Jayasinghe, I.D. et al. Biophys. J., 2009, 97, 2664–2673.

Ribosome Repair by Protein Exchange

The synthesis of new ribosomes is an energy-intensive process, often consuming half or more of the metabolic resources in a bacterial cell. Thus, it makes sense for bacteria and other microorganisms to repair inactivated ribosomes by exchanging damaged ribosomal proteins for new ones. A recent report by Jaanus Remme and colleagues in Molecular Microbiology shows that this is indeed what happens. Using radioistotopic labels (³⁵S) or mass labels (¹⁵N), the authors demonstrated that at least ten of the proteins in purified 70S ribosomes can exchange with unbound ribosomal proteins in vitro. Many of the exchangeable proteins are located on the surface of the subunit, explaining why exchange occurs under milder conditions than subunit reconstitution. More importantly, they found that ribosomes previously inactivated by N-ethylmaleimide could regain function when incubated with undamaged ribosomal proteins.
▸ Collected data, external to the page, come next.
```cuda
constexpr size_t BF_LDS_BYTES_P = (size_t)(MF_WAVES * 4 + 2) * BF_TILE_F * 4 + (size_t)2 * MF_STRIP_TILES * 64 * 4;
__device__ const float g_aug_inf[2] = {__builtin_inff(), 1.0f};
template <int M>
__device__ __forceinline__ void bf_request_strip(const float* __restrict__ vocab_bf, const float* __restrict__ row_norm, int n_rows, int bx,
                                                 int tiles_per_block, int n_tiles, int lane, int wave, int col, int half, float* slots, float* aug_dst) {
    constexpr int DPW = 8 / MF_WAVES;
    const int tile0 = bx * tiles_per_block;
    const int tile1 = min(tile0 + tiles_per_block, n_tiles);
#pragma unroll
    for (int i = 0; i < MF_STRIP_TILES; ++i) {
        const int t = min(tile0 + i, max(tile1 - 1, tile0));
        dma_tile_part<M == 1>(vocab_bf, n_rows, t, lane, slots + (size_t)i * BF_TILE_F, DPW * wave, DPW * wave + DPW);
    }
    if (wave == 0) {
#pragma unroll
        for (int i = 0; i < MF_STRIP_TILES; ++i) {
            const int t = min(tile0 + i, max(tile1 - 1, tile0));
            const float* src = t * 32 + col >= n_rows ? g_aug_inf + half : row_norm + 2 * (size_t)(t * 32 + col) + half;
            __builtin_amdgcn_global_load_lds((const __attribute__((address_space(1))) void*)src,
                                             (__attribute__((address_space(3))) void*)(aug_dst + i * 64), 4, 0, 0);
        }
    }
}
__device__ __forceinline__ void bf_wait_all_but_request(int wave) {
    constexpr int DPW = 8 / MF_WAVES;
    if (wave == 0) asm volatile("s_waitcnt vmcnt(%0)" :: "n"(MF_STRIP_TILES * DPW + MF_STRIP_TILES) : "memory");
    else asm volatile("s_waitcnt vmcnt(%0)" :: "n"(MF_STRIP_TILES * DPW) : "memory");
}
__device__ __forceinline__ void bf_lds_barrier() { asm volatile("s_waitcnt lgkmcnt(0)\n\ts_barrier" ::: "memory"); }
template <int M>
__device__ __forceinline__ void knn_bf16_filter_body_p(float* s_dyn, int bid, const float* __restrict__ vocab_bf, const float* __restrict__ row_norm,
                                                       int n_rows, const float* __restrict__ queries, int nq, int qpad,
                                                       int tiles_per_block, int n_blocks, int px, StripRecord* __restrict__ records, const SelfdistJob& sd,
                                                       const int32_t* __restrict__ n_lo = nullptr) {
    if (n_lo) n_rows = min(n_rows, max(n_lo[0], 1));
    constexpr int NG = BF_NG;
    constexpr int KH = 32;
    constexpr int NW = MF_WAVES;
    constexpr int QW = BF_QW;
    constexpr int DPW = 8 / NW;
    const int n_fwg = px * ((nq + BF_QB - 1) / BF_QB);
    if (bid >= n_fwg) { selfdist_tile(sd, bid - n_fwg, s_dyn); return; }
    const int fb = bid;
    const int bx0 = fb % px, by = fb / px;
    const int n_my = (n_blocks - bx0 + px - 1) / px;
    const int lane = threadIdx.x & 63;
    const int wave = __builtin_amdgcn_readfirstlane(threadIdx.x >> 6);
    const int col = lane & 31, half = lane >> 5;
    const int q0 = by * BF_QB + wave * QW;
    float* s_q = s_dyn + (size_t)wave * NG * BF_TILE_F;
    float* s_tile = s_dyn + (size_t)NW * NG * BF_TILE_F;
    float* s_aug = s_tile + 2 * BF_TILE_F;
    const int n_tiles = (n_rows + 31) / 32;
    {
        const int tile0 = bx0 * tiles_per_block;
        const int tile1 = min(tile0 + tiles_per_block, n_tiles);
#pragma unroll
        for (int g = 0; g < NG; ++g) dma_a_tile<KH>(queries, nq, q0 / 32 + g, lane, s_q + g * BF_TILE_F);
        float augs[MF_STRIP_TILES];
#pragma unroll
        for (int i = 0; i < MF_STRIP_TILES; ++i) {
            const int t = min(tile0 + i, max(tile1 - 1, tile0));
            augs[i] = t * 32 + col >= n_rows ? g_aug_inf[half] : row_norm[2 * (size_t)(t * 32 + col) + half];
        }
        if (tile0 < tile1) {
            dma_tile_part<M == 1>(vocab_bf, n_rows, tile0, lane, s_tile, DPW * wave, DPW * wave + DPW);
            dma_tile_part<M == 1>(vocab_bf, n_rows, min(tile0 + 1, tile1 - 1), lane, s_tile + BF_TILE_F, DPW * wave, DPW * wave + DPW);
        }
        asm volatile("s_waitcnt vmcnt(0)" ::: "memory");
        if (wave == 0) {
#pragma unroll
            for (int i = 0; i < MF_STRIP_TILES; ++i) s_aug[i * 64 + lane] = augs[i];
        }
    }
    uint4 bh[NG][4], bl[NG][4];
    float b_aug[NG];
#pragma unroll
    for (int g = 0; g < NG; ++g) split_query_group<M>(s_q + g * BF_TILE_F, col, half, bh[g], bl[g], b_aug[g]);
    __syncthreads();
    {
        const int tile0 = bx0 * tiles_per_block;
        const int tile1 = min(tile0 + tiles_per_block, n_tiles);
        for (int t = tile0 + 2; t < tile1; ++t)
            dma_tile_part<M == 1>(vocab_bf, n_rows, t, lane, s_dyn + (size_t)(t - tile0 - 2) * BF_TILE_F, DPW * wave, DPW * wave + DPW);
    }
    if (n_my > 1) bf_request_strip<M>(vocab_bf, row_norm, n_rows, bx0 + px, tiles_per_block, n_tiles, lane, wave, col, half,
                                   s_dyn + (size_t)8 * BF_TILE_F, s_aug + MF_STRIP_TILES * 64);
    for (int s = 0; s < n_my; ++s) {
        const int bx = bx0 + s * px;
        const int tile0 = bx * tiles_per_block;
        const int tile1 = min(tile0 + tiles_per_block, n_tiles);
        if (s > 0) {
            if (s + 1 < n_my) bf_wait_all_but_request(wave); else asm volatile("s_waitcnt vmcnt(0)" ::: "memory");
            bf_lds_barrier();
        }
        int32_t k0[NG], k1[NG], k2[NG];
#pragma unroll
        for (int g = 0; g < NG; ++g) { k0[g] = MF_KEY_NONE; k1[g] = MF_KEY_NONE; k2[g] = MF_KEY_NONE; }
        f32x16 p0, p1;
        const float* aug_s = s_aug + (s & 1) * (MF_STRIP_TILES * 64);
        for (int t = tile0; t < tile1; ++t) {
            const int ti = t - tile0;
            if (s == 0 && ti == 2) {
                if (n_my > 1) bf_wait_all_but_request(wave); else asm volatile("s_waitcnt vmcnt(0)" ::: "memory");
                bf_lds_barrier();
            }
            uint4 ah[4], al[4];
            float aug;
            {
                const float* slot = s == 0 ? (ti < 2 ? s_tile + ti * BF_TILE_F : s_dyn + (size_t)(ti - 2) * BF_TILE_F)
                                           : s_dyn + (size_t)(((s & 1) ? 8 : 0) + ti) * BF_TILE_F;
                const uint32_t base = (uint32_t)(uintptr_t)(__attribute__((address_space(3))) const void*)(slot + col * 64);
                uint32_t addr[8];
                uint4 av[8];
#pragma unroll
                for (int v = 0; v < 4; ++v) {
                    addr[v] = a_chunk_addr(base, 4 * half + v, col);
                    addr[4 + v] = a_chunk_addr(base, 8 + 4 * half + v, col);
                }
                lds_read_ops<M>(addr, av, (uint32_t)(uintptr_t)(__attribute__((address_space(3))) const void*)(aug_s + ti * 64 + lane), aug);
#pragma unroll
                for (int v = 0; v < 4; ++v) { ah[v] = av[v]; al[v] = av[4 + v]; }
            }
            tile_trip<M>(t == tile0, (uint32_t)ti, ah, al, aug, bh, bl, b_aug, p0, p1, k0, k1, k2);
        }
        if (tile0 < tile1) flush_pending(p0, p1, (uint32_t)(tile1 - 1 - tile0), k0, k1, k2);
#pragma unroll
        for (int g = 0; g < NG; ++g) merge_store_keys(k0[g], k1[g], k2[g], half, q0 + g * 32 + col, qpad, bx, records);
        if (s + 2 < n_my) {
            bf_lds_barrier();
            bf_request_strip<M>(vocab_bf, row_norm, n_rows, bx0 + (s + 2) * px, tiles_per_block, n_tiles, lane, wave, col, half,
                             s_dyn + (size_t)((s & 1) ? 8 : 0) * BF_TILE_F, s_aug + (s & 1) * (MF_STRIP_TILES * 64));
        }
    }
}
```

In a final set of experiments, cells were allowed to enter stationary phase, in which ribosome biosynthesis grinds to a halt and new ribosomal proteins are infrequently translated. They then labeled newly synthesized ribosomal proteins with 35S-methionine and cysteine, and found that at least 18 proteins in 70S ribosomes became labeled, showing that protein exchange can also occur in cells under stress conditions. An accompanying perspective by J. Cate discusses how chaperone complexes may enable the exchange of ribosomal proteins, thus preserving the translational capacity of the cell in the face of chemical damage. – Sarah Woodson

Pulk A, Liiv A, Peil L, Maiväli U, Nierhaus K, Remme J. Mol Microbiol 2009 Dec 4. Doi: 10.1111/j.1365-2958. 2009.07002.x

Cate J. H. Mol Microbiol. 2009 Dec 16. Doi: 10.1111/j.1365-2958.2009.07017.x

Searching for an Angle on RNA Tertiary Structure

RNA double helices are locally stiff, so intricate tertiary structures are achieved by bending and twisting the more flexible junctions between double helices. Since the conformation of a junction determines the orientation of the adjoining helices, predicting the range of motion and preferred conformations of helix junctions can take us a long way toward predicting the overall structure of an RNA. In a recent report, Bailor et al. tackled this problem by measuring the angles between two helices in the HIV TAR stem-loop. The number of nucleotides in the junction was varied systematically. Bend angles and rotation angles measured by NMR chemical shift perturbation and from order parameters derived from residual dipolar coupling measurements. These were compared to helix angles computed from analogous helix junctions in the Protein Data Bank (pdb). The experimentally determined interhelical angles fell within an unexpectedly narrow envelope of sterically allowed orientations, also calculated by the authors. This suggests that RNA tertiary interactions stabilize particular conformations among a distribution of preferred helix geometries defined by the secondary structure of the RNA. Bailor et al. further show that aminoglycoside antibiotics can lock the HIV TAR stem-loop in particular conformations within the allow ensemble of helix bend angles. The magnitude of the bend can be tuned by varying the size of the antibiotic. This holds promise for the rational design of inducible three-dimensional structures in RNA. – Sarah Woodson

Bailor, M. H., Sun, X., Al-Hashimi, H. M. Science 2010 Jan 8, 327(5962), 202–6.